O my beloved home! My childhood passes before me in pictures illumined as by firelight. The courtyards, where I watched the lotus-buds burst into flower in the pool at dawn, and the peonies bloom in their terraces; the family rooms, where the children tumbled on the tiled floor, and the candles flared before the house-gods; my mother’s room, where I see her stern, delicate profile bent over a book, the huge canopied bed in the background.
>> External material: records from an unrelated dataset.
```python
# ... 44 lines not shown
            return
        if loss is None:
            ops.dense_fwd2(b["h1"], self.slope, l0, l1, prep=prep, sign_out=b["signs"])
            if self.fold3:
                b["act"][:, :2].copy_(b["act2"])
            return
        ops.dense_fwd2_loss(b["h1"], self.slope, l0, l1, loss["scal"], loss["adv_stats"], loss["adv_count"],
                            loss["clip_range"], loss["vf_coef"], loss["ent_coef"], loss["inv_batch"], loss["logstd"],
                            b["dact"], b["dv"], self._loss_partials, self._loss_ticket, loss["scalars"], loss["dlogstd"],
                            prep=prep, sign_out=b["signs"])

    def stage_dgrad(self, b, dact, dv2, softmax_pair=False):
        assert b.get("y_valid", True) or (self.sign_dgrad and b.get("signs") is not None), "forward(keep_y=False) needs the sign-word dgrad"
        if self._mask_ready and (self.A == 1 or (self.A == 2 and softmax_pair)):
            ops.dense_dgrad(b["ya"], dact, self.la2.weight.data, b["yc"], dv2, self.lc2.weight.data, self.wtm_hi, self.wtm_lo,
                            b["h1"], self.slope, b["dz1"], wt_form=1, signs=b["signs"], h1_signs=b.get("h1s"))
            return
        ops.dense_dgrad(b["ya"], dact, self._head_a()[0], b["yc"], dv2, self.lc2.weight.data, self.wt_hi, self.wt_lo,
                        b["h1"], self.slope, b["dz1"], signs=b["signs"], h1_signs=b.get("h1s"))

    def _rank1(self, softmax_pair):
        return (not self.fold3) and (self.A == 1 or (self.A == 2 and softmax_pair))

    def stage_wgrad(self, b, dact, dv2, softmax_pair=False):
        self._bin_now = self.bin_wgrad and self._rank1(softmax_pair) and b.get("signs") is not None
        if self._bin_now:
            ops.dense_wgrad_bin(b["signs"], dact, self.A, dv2, 1, b["h1"], self.H, self.ws_wgrad)
            return
        assert b.get("y_valid", True), "forward(keep_y=False) needs the binary-form wgrad (rank-1 head gradients)"
        ops.dense_wgrad(b["ya"], dact, self._head_a()[0], b["yc"], dv2, self.lc2.weight.data, b["h1"], self.slope,
                        self.ws_wgrad, None, None, None, None)

    def stage_trunk_wgrad(self, obs, b):
        ops.mlp_trunk_wgrad(b["dz1"], obs, self.ws_trunk, None, None)

    def stage_tail(self, dls64=None, dls32=None):
        g = lambda p: p.grad
        norm, self.norm_done = None, False
        if self.norm_sink is not None and not self.fold3 and (not self.gaussian or dls64 is not None):
            fl, max_norm = self.norm_sink
            norm = (fl.workspace, fl.step, fl.lr0, fl.end_factor, fl.total_iters, fl.beta1, fl.beta2, max_norm, 1.0, fl.lr,
                    fl.gnorm)
            self.norm_done = True
        bin_form = None
        if self._bin_now:
            bin_form = (self.la1.weight.data, self.la1.bias.data, self.la2.weight.data, self.lc1.weight.data, self.lc1.bias.data,
                        self.lc2.weight.data, self.slope)
        ops.mlp_backward_tail(self.ws_wgrad, self.H, self.H, self.nh_a, 1,
                              (g(self.la1.weight), g(self.la1.bias), g(self.la2.weight), g(self.la2.bias)),
                              (g(self.lc1.weight), g(self.lc1.bias), g(self.lc2.weight), g(self.lc2.bias)),
                              self.ws_trunk, self.obs_dim, g(self.l0.weight), g(self.l0.bias), dls64, dls32, norm=norm,
                              bin_form=bin_form)
        if self.fold3:
            ops.head3_unfold_grads(g(self.la2.weight), g(self.la2.bias))
# ... 37 lines not shown
    def backward(self, dact, dv, dls64=None, dls32=None, softmax_pair=False):
        obs, b = self._last
        B = obs.shape[0]
        if b["dz1"] is None:
            b["dz1"] = torch.empty(B, self.H, dtype=torch.float32, device=self.device)
        dv2 = dv.reshape(B, 1)
        if self.fold3:
            if "dact2" not in b:
                b["dact2"] = torch.empty(B, 2, dtype=torch.float32, device=self.device)
            b["dact2"].copy_(dact[:, :2])
            dact = b["dact2"]
        if self.fork_wgrad:
            cur = torch.cuda.current_stream(self.device)
            if self._side is None:
                self._side = torch.cuda.Stream(device=self.device)
            self._side.wait_stream(cur)
            self.stage_dgrad(b, dact, dv2, softmax_pair)
            with torch.cuda.stream(self._side):
                self.stage_wgrad(b, dact, dv2, softmax_pair)
            self.stage_trunk_wgrad(obs, b)
            cur.wait_stream(self._side)
        else:
            self.stage_dgrad(b, dact, dv2, softmax_pair)
            self.stage_wgrad(b, dact, dv2, softmax_pair)
            self.stage_trunk_wgrad(obs, b)
        self.stage_tail(dls64, dls32)
```

### xuanpolicy_b200/ops.py

```python
import torch

from . import _lib

ENV_KINDS = {"CartPole-v1": 0, "Pendulum-v1": 1, "gym:MountainCar-v0": 2, "Acrobot-v1": 3, "MountainCar-v0": 4}
GAE_VARIANTS = {"auto": 0, "ldg": 1, "tma": 2}


def _p(t, dtype=None):
    if t is None:
        return None
    if not t.is_cuda:
        raise _lib.XB200Error("xb200 kernels take CUDA tensors (got a %s tensor); there is no CPU path" % t.device)
    if not t.is_contiguous():
        raise _lib.XB200Error("xb200 kernels take contiguous tensors")
    if dtype is not None and t.dtype != dtype:
        raise _lib.XB200Error("expected dtype %s, got %s" % (dtype, t.dtype))
    return t.data_ptr()


def _stream():
    return torch.cuda.current_stream().cuda_stream


F32, F64, I64, I32, U8 = torch.float32, torch.float64, torch.int64, torch.int32, torch.uint8
# ... 384 lines not shown
    B, H_out = y0.shape
    _lib.call("xb_dense_wgrad", _p(y0, F32), _p(dout0, F32), _p(w2_0, F32), w2_0.shape[0], _p(y1, F32), _p(dout1, F32),
              _p(w2_1, F32), w2_1.shape[0] if w2_1 is not None else 0, _p(x, F32), B, H_out, x.shape[1], float(slope),
              _p(workspace, F32), _p(dW0, F32), _p(db0, F32), _p(dw2_0, F32), _p(db2_0, F32), _p(dW1, F32), _p(db1, F32),
              _p(dw2_1, F32), _p(db2_1, F32), _stream())


def mlp_trunk_fwd(obs, w0, b0, slope, h1, h1_signs=None):
    ptr, ld = _rows_ld(obs)
    _lib.call("xb_mlp_trunk_fwd", ptr, ld, obs.shape[1], _p(w0, F32), _p(b0, F32), float(slope), _p(h1, F32),
              obs.shape[0], w0.shape[0], _p(h1_signs, I32), _stream())


def mlp_trunk_wgrad_workspace(obs_dim, h, device):
    return torch.empty(_lib.load().xb_mlp_trunk_wgrad_workspace_floats(int(obs_dim), int(h)), dtype=F32, device=device)


def mlp_trunk_wgrad(dz1, obs, workspace, dw0, db0):
    ptr, ld = _rows_ld(obs)
    _lib.call("xb_mlp_trunk_wgrad", _p(dz1, F32), ptr, ld, obs.shape[1], _p(workspace, F32), _p(dw0, F32), _p(db0, F32),
              obs.shape[0], dz1.shape[1], _stream())


def dense_wgrad_bin(signs, dout0, nh0, dout1, nh1, x, h_out, workspace):
    B, h_in = x.shape
    _lib.call("xb_dense_wgrad_bin", _p(signs, I32), signs.shape[1], _p(dout0, F32), nh0, _p(dout1, F32), nh1, _p(x, F32), B,
              h_out, h_in, _p(workspace, F32), _stream())


def mlp_backward_tail(wgrad_ws, h_out, h_in, nh0, nh1, grads0, grads1, trunk_ws, obs_dim, dwt, dbt, dls64=None, dls32=None,
                      norm=None, bin_form=None):
    parts = _lib.load().xb_mlp_trunk_wgrad_parts()
    args = [_p(wgrad_ws, F32), h_out, h_in, 2 if grads1 is not None else 1, nh0, nh1,
            *[_p(g, F32) for g in grads0], *([_p(g, F32) for g in grads1] if grads1 is not None else [None] * 4),
            _p(trunk_ws, F32), parts, obs_dim, _p(dwt, F32), _p(dbt, F32), _p(dls64, F64), _p(dls32, F32),
            dls64.numel() if dls64 is not None else 0]
    if bin_form is not None:
        ws, step_dev, lr0, end_factor, total_iters, beta1, beta2, max_norm, grad_scale, lr_out, gnorm_out = \
            norm if norm is not None else (None, None, 0.0, 1.0, 1, 0.9, 0.999, 0.0, 1.0, None, None)
        W0, b0, w2_0, W1, b1, w2_1, slope = bin_form
        _lib.call("xb_mlp_backward_tail_bin", *args, _p(ws, F64), _p(step_dev, I64), float(lr0), float(end_factor),
                  int(total_iters), float(beta1), float(beta2), float(max_norm), float(grad_scale), _p(lr_out, F32),
                  _p(gnorm_out, F32), _p(W0, F32), _p(b0, F32), _p(w2_0, F32), _p(W1, F32), _p(b1, F32), _p(w2_1, F32),
                  float(slope), _stream())
    elif norm is None:
        _lib.call("xb_mlp_backward_tail", *args, _stream())
    else:
        ws, step_dev, lr0, end_factor, total_iters, beta1, beta2, max_norm, grad_scale, lr_out, gnorm_out = norm
        _lib.call("xb_mlp_backward_tail_norm", *args, _p(ws, F64), _p(step_dev, I64), float(lr0), float(end_factor),
                  int(total_iters), float(beta1), float(beta2), float(max_norm), float(grad_scale), _p(lr_out, F32),
# ... 10 lines not shown
```

Measured before the change: 50.08 million.

## Fuse trunk weight-gradient into binary wgrad kernel via extra warps

Adds two extra warps to the binary-form dense wgrad kernel (H_in=128) that compute the first-layer trunk weight gradient from dz1 and obs. dz1 rows are streamed with 1D bulk async copies into a per-warp shared-memory ring guarded by mbarriers. The per-block partial sums are written in the same layout the separate trunk wgrad kernel used, so the tail reduction can consume them unchanged. This removes one kernel launch and lets the trunk reduction overlap the tensor-core wgrad, at the cost of shared memory taken from the main pipeline stages and more threads per block.

```diff
diff --git a/include/xb200.h b/include/xb200.h
--- a/include/xb200.h
+++ b/include/xb200.h
@@ -159,7 +159,8 @@
                    float* workspace, float* dW0, float* db0, float* dw2_0, float* db2_0, float* dW1, float* db1,
                    float* dw2_1, float* db2_1, xb_stream_t stream);
 int xb_dense_wgrad_bin(const uint32_t* signs, int sign_ld, const float* dout0, int nh0, const float* dout1, int nh1,
-                       const float* X, int64_t B, int H_out, int H_in, float* workspace, xb_stream_t stream);
+                       const float* X, int64_t B, int H_out, int H_in, float* workspace, const float* dz1, const float* obs,
+                       int ld, int obs_dim, float* trunk_ws, xb_stream_t stream);
 int xb_mlp_backward_tail_bin(const float* wgrad_ws, int H_out, int H_in, int n_sources, int nh0, int nh1, float* dW0,
                              float* db0, float* dw2_0, float* db2_0, float* dW1, float* db1, float* dw2_1, float* db2_1,
                              const float* trunk_ws, int trunk_parts, int obs_dim, float* dWt, float* dbt, const double* dls64,
diff --git a/xuanpolicy_b200/_lib.py b/xuanpolicy_b200/_lib.py
--- a/xuanpolicy_b200/_lib.py
+++ b/xuanpolicy_b200/_lib.py
@@ -79,7 +79,7 @@
     "xb_mlp_backward_tail_bin": [_vp, _i32, _i32, _i32, _i32, _i32, _vp, _vp, _vp, _vp, _vp, _vp, _vp, _vp, _vp, _i32, _i32,
                                  _vp, _vp, _vp, _vp, _i32, _vp, _vp, _f32, _f32, _i64, _f32, _f32, _f32, _f32, _vp, _vp,
                                  _vp, _vp, _vp, _vp, _vp, _vp, _f32, _vp],
-    "xb_dense_wgrad_bin": [_vp, _i32, _vp, _i32, _vp, _i32, _vp, _i64, _i32, _i32, _vp, _vp],
+    "xb_dense_wgrad_bin": [_vp, _i32, _vp, _i32, _vp, _i32, _vp, _i64, _i32, _i32, _vp, _vp, _vp, _i32, _i32, _vp, _vp],
     "xb_head3_fold": [_vp, _vp, _vp, _vp, _i32, _vp],
     "xb_head3_unfold_grads": [_vp, _vp, _i32, _vp],
     "xb_mlp_trunk_wgrad": [_vp, _vp, _i32, _i32, _vp, _vp, _vp, _i64, _i32, _vp],
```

Most dear of all is the stately guest-hall, with its ponderous black teak couches and chairs, the long carved table and the scarlet satin curtains in the doorways. Above the table hangs a painting of the first Ming emperor—an indomitable face with a chin like a stone cliff—and on each side of this painting hang the narrow scrolls of gold. The whole south side of the hall is in carved window frames, latticed with rice-paper. This paper sheds a soft moonstone light over the dark dignity of the room, reaching even to the heavy beams of the ceiling and lighting up the vermilion and the gold of their painted edges. To sit quietly in this hall of my ancestors and watch the twilight fall upon it in dusky silence has ever been to me like music.
On the second day of the New Year, which is the day for great ladies to call upon one another, the hall is delicately gay. Into its dim age comes a host of brilliantly dressed ladies; there is light and laughter and bits of formal talk, and the slaves pass tiny cakes in red lacquered sweetmeat trays. My mother presides over it all with grave courtesy. The old beams have looked down upon the same scene for hundreds of years—black heads and dark eyes, rainbow silks and satins, jade and pearl and ruby hair ornaments, and turquoise and gold flashing upon slender ivory hands.
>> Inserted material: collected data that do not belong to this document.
+@torch.no_grad()
+def wgrad_gemm_(dy: torch.Tensor, x: torch.Tensor, out: torch.Tensor,
+                accumulate: bool, *, group: int | None = None) -> torch.Tensor:
+    if x.shape[0] != dy.shape[0] or out.shape != (dy.shape[1], x.shape[1]):
+        raise ValueError(
+            f"wgrad_gemm_: dy {tuple(dy.shape)}, x {tuple(x.shape)}, "
+            f"out {tuple(out.shape)} do not fit out[N,K] = dy[M,N]^T x[M,K]")
+    if group is None:
+        group = wgrad_band(*out.shape)
+    if group is not None and wgrad_fast_path(dy, x, out):
+        _require_ext("wgrad_gemm_").wgrad_gemm_(
+            dy, x, out, bool(accumulate), int(group))
+        return out
+    g = torch.mm(dy.t(), x)
+    if accumulate:
+        out.add_(g)
+    else:
+        out.copy_(g)
+    return out
+
+
+def _grad_in_place(weight: torch.Tensor) -> bool:
+    return (getattr(weight, "_tok_flat_grad", False)
+            and weight.grad is not None
+            and not getattr(weight, "_post_accumulate_grad_hooks", None)
+            and not getattr(weight, "_backward_hooks", None))
+
+
+class _LinearFn(torch.autograd.Function):
+
+    @staticmethod
+    def forward(ctx, x, weight):
+        ctx.save_for_backward(x, weight)
+        ctx.param = weight
+        return torch.nn.functional.linear(x, weight)
+
+    @staticmethod
+    def backward(ctx, dy):
+        x, weight = ctx.saved_tensors
+        param = ctx.param
+        N, K = weight.shape
+        dx = dw = None
+        dy2 = dy.reshape(-1, N)
+        if ctx.needs_input_grad[0]:
+            dx = dy2.mm(weight).view(x.shape)
+        if ctx.needs_input_grad[1]:
+            dy2 = dy2.contiguous()
+            x2 = x.reshape(-1, K).contiguous()
+            if _grad_in_place(param) and param.grad.dtype == dy2.dtype:
+                wgrad_gemm_(dy2, x2, param.grad, True)
+            else:
+                dw = wgrad_gemm_(dy2, x2, torch.empty_like(weight), False)
+        return dx, dw
+
+
+def linear(x: torch.Tensor, weight: torch.Tensor) -> torch.Tensor:
+    if wgrad_impl() == "blas":
+        return torch.nn.functional.linear(x, weight)
+    return _LinearFn.apply(x, weight)
+
+
 __all__ = [
+    "linear", "wgrad_gemm_", "wgrad_fast_path", "wgrad_impl", "wgrad_band",
     "rmsnorm", "rmsnorm_ref", "apply_rope", "rope_ref", "fused_adamw_",
     "attention", "attention_ref", "cross_entropy", "layernorm",
     "qkv_rope", "qkv_rope_ref", "swiglu", "swiglu_ref",
diff --git a/torch_on_k8s_amd/ops/csrc/bindings.cpp b/torch_on_k8s_amd/ops/csrc/bindings.cpp
--- a/torch_on_k8s_amd/ops/csrc/bindings.cpp
+++ b/torch_on_k8s_amd/ops/csrc/bindings.cpp
@@ -38,6 +38,9 @@
                      int step, float gscale, const int* step_dev,
                      const float* lr_dev, const float* gscale_dev,
                      hipStream_t stream);
+hipError_t tok_wgrad_gemm(const void* dy, const void* x, void* c, long M,
+                          long N, long K, int accumulate, int group,
+                          hipStream_t stream);
 int tok_grad_sumsq_max_blocks();
 int tok_grad_sumsq_blocks(long n);
 hipError_t tok_grad_sumsq(const void* g, long n, float* partials, int nblocks,
@@ -642,6 +645,28 @@
   return D;
 }
 
+}
+
+void wgrad_gemm_(at::Tensor dy, at::Tensor x, at::Tensor out, bool accumulate,
+                 int64_t group) {
+  CHECK_BF16_CUDA(dy);
+  CHECK_BF16_CUDA(x);
+  CHECK_BF16_CUDA(out);
+  TORCH_CHECK(dy.dim() == 2 && x.dim() == 2 && out.dim() == 2,
+              "wgrad_gemm_: dy, x and out must be 2-D");
+  const long M = dy.size(0), N = dy.size(1), K = x.size(1);
+  TORCH_CHECK(x.size(0) == M && out.size(0) == N && out.size(1) == K,
+              "wgrad_gemm_: need dy [M,N], x [M,K], out [N,K]");
+  TORCH_CHECK(M >= 64 && M % 64 == 0 && N >= 256 && N % 256 == 0 &&
+                  K >= 256 && K % 256 == 0,
+              "wgrad_gemm_: needs M % 64 == 0 and N, K multiples of 256");
+  TORCH_CHECK(((uintptr_t)dy.data_ptr() | (uintptr_t)x.data_ptr() |
+               (uintptr_t)out.data_ptr()) % 16 == 0,
+              "wgrad_gemm_: pointers must be 16-byte aligned");
+  TORCH_CHECK(group >= 1, "wgrad_gemm_: group must be >= 1");
+  TOK_HIP_OK(tok_wgrad_gemm(dy.data_ptr(), x.data_ptr(), out.data_ptr(), M, N,
+                            K, accumulate ? 1 : 0, (int)group,
+                            current_stream()));
 }
 
 PYBIND11_MODULE(TORCH_EXTENSION_NAME, mod) {
@@ -706,4 +731,8 @@
           "Sum partials -> {norm, clip-folded grad scale} (gfx950)",
           py::arg("partials"), py::arg("out"), py::arg("inv_count"),
           py::arg("clip"));
-}
+  mod.def("wgrad_gemm_", &wgrad_gemm_,
+          "out[N,K] (+)= dy[M,N]^T x[M,K], bf16, fp32 accumulate (gfx950)",
+          py::arg("dy"), py::arg("x"), py::arg("out"), py::arg("accumulate"),
+          py::arg("group"));
+}
diff --git a/torch_on_k8s_amd/ops/csrc/wgrad_gemm.hip b/torch_on_k8s_amd/ops/csrc/wgrad_gemm.hip
--- /dev/null
+++ b/torch_on_k8s_amd/ops/csrc/wgrad_gemm.hip
@@ -0,0 +1,286 @@
+#include "common.h"
+
+namespace {
+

O my beloved home—O dearly beloved!
I see myself, a little solemn figure clinging to my brother’s hand, standing beside the fire in the court, where the kitchen-gods are about to be burned. They have had honey put on their paper lips so that they may ascend to heaven with sweet words and forget thus to tell of the times when the servants quarreled, and when they stole food from the bowls. We are filled with awe at the thought of the messengers to the distant unknown. We do not speak.
I see myself on the Dragon Festival, with my best feast-day gown of pink silk embroidered with plum blossoms, scarce able to wait until evening when my brother will take me to see the dragon boat upon the river.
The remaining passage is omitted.